Nearly 1,300 children die and 5,790 are treated for gunshot wounds each year.

Researchers examined recent data from the National Vital Statistics System, National Electronic Injury Surveillance System and the National Violent Death Reporting System and found that firearm injuries are an important public health problem, contributing substantially to premature death and disability of children.

Of the nearly 1,300 children who die each year in the U.S. from a firearm-related injury (1.8 per 100,000 children)

  • 53 percent were homicides
  • 38 percent were suicides
  • 6 percent were unintentional firearm deaths
  • 3 percent were due to other intent
  • boys, older children, and minorities are disproportionately affected
  • boys account for 82 percent of all child firearm deaths.

Black children have the highest rates of firearm mortality overall due to much higher firearm homicide rates (4.1 per 100,000)—10 times higher than the rate for non-Hispanic white and Asian/Pacific Islander children.

The highest rates of firearm suicide, however, are among non-Hispanic American Indian/Alaska Native and non-Hispanic white children (2.2 per 100,000, 4-5 times higher than other groups).

Firearm suicides among children have significantly trended upward since 2007, increasing 60 percent.

Researchers concluded that understanding the nature, magnitude and health impact of firearm violence against children is an important first step to finding ways to prevent injuries and deaths of children from firearms.

Safe Kids Worldwide provides these gun safety tips:

Store Guns and Ammunition Safely

  1. Store guns in a locked location, unloaded, out of the reach and sight of children.
  2. Store ammunition in a separate locked location, out of the reach and sight of children.
  3. Keep the keys and combinations hidden.
  4. When a gun is not in its lock box, keep it in your line of sight.
  5. Make sure all guns are equipped with effective, child-resistant gun locks.
  6. If a visitor has a gun in a backpack, briefcase, handbag or an unlocked car, provide them with a locked place to hold it while they are in your home.
  7. Leaving guns on a nightstand, table or other place where a child can gain access may lead to injuries and fatalities.

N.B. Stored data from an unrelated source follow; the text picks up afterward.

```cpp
struct Tiers { int n1 = 0, n2 = 0, cg = 0, hw = 0, stop = 32; };
inline Tiers heavy_tiers(const Shape &g, int cus)
{
    const SptTune &tu = g.tune;
    Tiers t;
    int n1 = 0, n2 = 0;
    if (g.wide && g.order && g.tiers) {
        n2 = std::min(4 * g.nblocks, 4 * g.nslots);
        const double wps = (double)g.work / (4.0 * cus);
        int hw = 0, cg = 8;
        if (wps <= 5.0) {
            n1 = 2 * cus;
            hw = 16;
        } else if (wps <= 10.0) {
            n1 = 4 * cus;
            hw = 16;
            cg = 4;
        } else if (wps <= 20.0) {
            n1 = 4 * cus;
            cg = 2;
        }
        if (tu.coop_g) cg = tu.coop_g;
        if (tu.coop >= 0) n1 = tu.coop;
        if (tu.coop_waves >= 0) hw = tu.coop_waves;
        if (n1 > 0) n2 = 0;
        if (tu.routed >= 0) n2 = tu.routed;
        n1 = std::min(n1, 4 * g.nslots);
        n2 = std::min(n2, 4 * g.nslots - n1);
        t.cg = n1 > 0 ? cg : 0;
        t.hw = n1 > 0 ? hw : 0;
    }
    t.n1 = n1;
    t.n2 = n2;
    t.stop = tu.stop >= 0 ? tu.stop : (n1 > 0 ? 16 : 32);
    return t;
}

inline int split_word(const Shape &g, const Tiers &t)
{
    const int hs = t.cg == 8 ? 3 : t.cg == 4 ? 2 : t.cg == 2 ? 1 : 0;
    return pack_split(hs, t.cg != 0, t.hw, std::min(std::max(g.tune.budget, 1), 255),
                      std::min(std::max(g.tune.batch, 0), 64), std::min(std::max(t.stop, 0), 64));
}

}

#endif
```

Baseline: 88450 Mrays/s.

## Resolve shadow-queue owners branchlessly and specialize DUAL path for single light

Replaces the per-lane while loop that retires pending shadow results one by one with a closed-form owner resolution that handles up to two pending entries at once, and returns the unoccluded mask directly from a new ballot-based shadow helper. Pending contributions are now always written to the park slot with selects instead of branching. The DUAL path is specialized to assume a single light, removing the multi-light loop and the light-index bookkeeping. The aim is less divergence and fewer loop iterations in the flush path, at the cost of extra LDS writes and an implicit single-light assumption in DUAL mode.

After: 91080 Mrays/s (median of 6 runs). 3.0% higher.

```diff
diff --git a/se-195-project-ray-tracer_amd/csrc/smallpt.hip b/se-195-project-ray-tracer_amd/csrc/smallpt.hip
--- a/se-195-project-ray-tracer_amd/csrc/smallpt.hip
+++ b/se-195-project-ray-tracer_amd/csrc/smallpt.hip
@@ -231,6 +231,23 @@
     return occ;
 }
 
+template <class G>
+__device__ __forceinline__ unsigned long long shadow_bf_unocc(const G &geo, const ray3 &rs, float maxt, bool have)
+{
+    uint32_t near = acc::KEY_NONE;
+    const bool bad = for_spheres_bf(geo, rs, [&](int, int, float t1, float t2) { acc::any_accept(near, t1, t2); }, [](int) {});
+    const unsigned long long hm = __builtin_amdgcn_ballot_w64(have);
+    uint32_t lim = acc::limit_key(maxt);
+    asm volatile("" : "+v"(lim));
+    unsigned long long un = hm & ~__builtin_amdgcn_ballot_w64(near < lim);
+    if (wave_any(have && bad)) {
+        float ts = maxt;
+        int first = -1;
+        un = hm & __builtin_amdgcn_ballot_w64(query<false>(geo, rs, ts, first) < 0);
+    }
+    return un;
+}
+
 #include "spt_walk.h"
 
 struct Counts { unsigned isect, isectp, samples; unsigned long long tests; };
@@ -238,7 +255,8 @@
 #ifdef RT_SPT_PROF
 enum { PB_ITER, PB_SHADOW, PB_NEAREST, PB_DIFF, PB_SPEC, PB_REFR, PB_LIGHT, PB_BOUNCE, PB_DONE,
        PB_WCALL, PB_WSTEP, PB_WLEAF, PB_WSHADE, PB_FLUSH,
-       PB_FL_THRESH, PB_FL_SLOT, PB_FL_ENDS, PB_FL_EMIT, PB_FL_DRAIN, PB_N };
+       PB_FL_THRESH, PB_FL_SLOT, PB_FL_ENDS, PB_FL_EMIT, PB_FL_DRAIN,
+       PB_OW_ROUND, PB_OW_FOLD, PB_OW_ONE, PB_OW_TWO, PB_N };
 __device__ unsigned long long g_spt_prof[2 * PB_N];
 #define SPT_PROF(b)                                                                        \
     do {                                                                                   \
@@ -619,32 +637,41 @@
                             if (lane == 0 && b == why) prof_w[b]++;
                         }
                     })
-                    const bool occ = shadow_bf(geo, rs, maxt, have);
-                    const unsigned long long unocc = __builtin_amdgcn_ballot_w64(have && !occ);
-                    while (npend > 0) {
-                        const int rel = sptpolicy::sq_rel(pidx & 255, q_head);
-                        if (rel >= m) break;
-                        const bool lit = (unocc >> rel) & 1ull;
-                        if (npark > 0) {
-                            float *p = park_ptr();
-                            if (lit) {
-                                p[64 * SLOT_RAD] = p[64 * SLOT_RAD] + pc0.x;
-                                p[64 * (SLOT_RAD + 1)] = p[64 * (SLOT_RAD + 1)] + pc0.y;
-                                p[64 * (SLOT_RAD + 2)] = p[64 * (SLOT_RAD + 2)] + pc0.z;
+                    const unsigned long long unocc = shadow_bf_unocc(geo, rs, maxt, have);
+                    const sptpolicy::SqOwners ow = sptpolicy::sq_owners(pidx, npend, q_head, m, unocc);
+                    if (ow.r0) {
+                        SPT_PROF(PB_OW_ROUND);
+                        SPT_PROF_ONLY(if (ow.r1) prof_l[PB_OW_ROUND]++;)
+                        SPT_PROF_ONLY(if (ow.r1) SPT_PROF(PB_OW_TWO); else SPT_PROF(PB_OW_ONE);)
+                        const int nres = sptpolicy::sq_owners_resolved(ow);
+                        const int nparked = sptpolicy::sq_owners_parked(nres, npark);
+                        float *p = park_ptr();
+                        v3 pc1 = pc0;
+                        if (npend == 2) pc1 = mk(p[64 * SLOT_PEND], p[64 * (SLOT_PEND + 1)], p[64 * (SLOT_PEND + 2)]);
+                        if (nparked > 0) {
+                            v3 pr = mk(p[64 * SLOT_RAD], p[64 * (SLOT_RAD + 1)], p[64 * (SLOT_RAD + 2)]);
+                            const bool add0 = ow.lit0, add1 = nparked == 2 && ow.lit1;
+                            if (add0) pr = vadd(pr, pc0);
+                            if (add1) pr = vadd(pr, pc1);
+                            if (add0 || add1) {
+                                p[64 * SLOT_RAD] = pr.x;
+                                p[64 * (SLOT_RAD + 1)] = pr.y;
+                                p[64 * (SLOT_RAD + 2)] = pr.z;
                             }
-                            npark--;
-                            if (npark == 0)
-                                fold(mk(p[64 * SLOT_RAD], p[64 * (SLOT_RAD + 1)], p[64 * (SLOT_RAD + 2)]),
-                                     first_sample + k - 1);
-                        } else if (lit) {
+                            if (nparked == npark) {
+                                SPT_PROF(PB_OW_FOLD);
+                                int prev = first_sample + k - 1;
+                                asm volatile("" : "+v"(prev));
+                                fold(pr, prev);
+                            }
+                        } else if (ow.lit0) {
                             rad = vadd(rad, pc0);
                         }
-                        npend--;
-                        pidx >>= 8;
-                        if (npend > 0) {
-                            const float *p = park_ptr();
-                            pc0 = mk(p[64 * SLOT_PEND], p[64 * (SLOT_PEND + 1)], p[64 * (SLOT_PEND + 2)]);
-                        }
+                        if (ow.lit1 && nparked < 2) rad = vadd(rad, pc1);
+                        npark -= nparked;
+                        npend -= nres;
+                        pidx = sptpolicy::sq_owners_shift(pidx, nres);
+                        pc0 = pc1;
                     }
                     q_head = __builtin_amdgcn_readfirstlane(sptpolicy::sq_wrap(q_head + m));
                     q_count = __builtin_amdgcn_readfirstlane(q_count - m);
@@ -739,7 +766,7 @@
                         specular = false;
                         thr = vmul(thr, mk(oc.x, oc.y, oc.z));
                         lsum = mk(0.f, 0.f, 0.f);
-                        li = 0;
+                        if constexpr (!DUAL) li = 0;
                         lights = true;
                     } else if (refl == SPEC) {
                         SPT_PROF(PB_SPEC);
@@ -754,17 +781,17 @@
                         a_R = true;
                     }
                     depth++;
-                    done = done || (!lights && !a_R && depth > 6);
+                    done = done || (!lights && (DUAL || !a_R) && depth > 6);
                 }
             }
 
-            bool a_L = lights && li < S.nlights;
+            bool a_L = DUAL ? lights : lights && li < S.nlights;
             bool lights_done = lights && !a_L;
             const bool was_R = a_R;
             const auto pass_a = [&](const bool with_r) {
                 {
                     SPT_PROF(PB_LIGHT);
-                    const int lj = li < S.nlights ? li : 0;
+                    const int lj = DUAL ? 0 : (li < S.nlights ? li : 0);
                     const float4 lg = S.lrec[3 * lj];
                     const float4 lc = S.lrec[3 * lj + 1];
                     const v3 normal = vsmul(inv_sign, nl);
@@ -792,7 +819,8 @@
                     const v3 vv = (!with_r || a_L) ? vl : vr;
                     const float dd = vdot(vv, vv);
                     float len, ilen;
-                    if (!wave_any(!sqrt_nr_ok(dd))) {
+                    const bool in_range = !wave_any(!sqrt_nr_ok(dd));
+                    if (DUAL ? __builtin_expect(in_range, 1) : in_range) {
                         len = sqrt_nr(dd);
                         ilen = rcp_nr(len);
                     } else {
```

Talk to Your Kids and Their Caregivers

  1. Explain how a gun your kids might see on television or a video game is different from a gun in real life. “A gun, in real life, can really hurt people.”
  2. Teach kids never to touch a gun and to immediately tell an adult if they see one.
  3. Talk to grandparents and the parents of friends your children visit about safe gun storage practices.

Dispose of Guns You Don’t Need

If you decide that you no longer need to have a gun in your home, dispose of it in a safe way. Consult with law enforcement in your community on how to do so.

MedLine Plus offers these additional tips:

  • Treat every gun as if it were loaded.
  • Don’t keep guns in your home if someone in your family has a mental illness, severe depression, or potential for violence.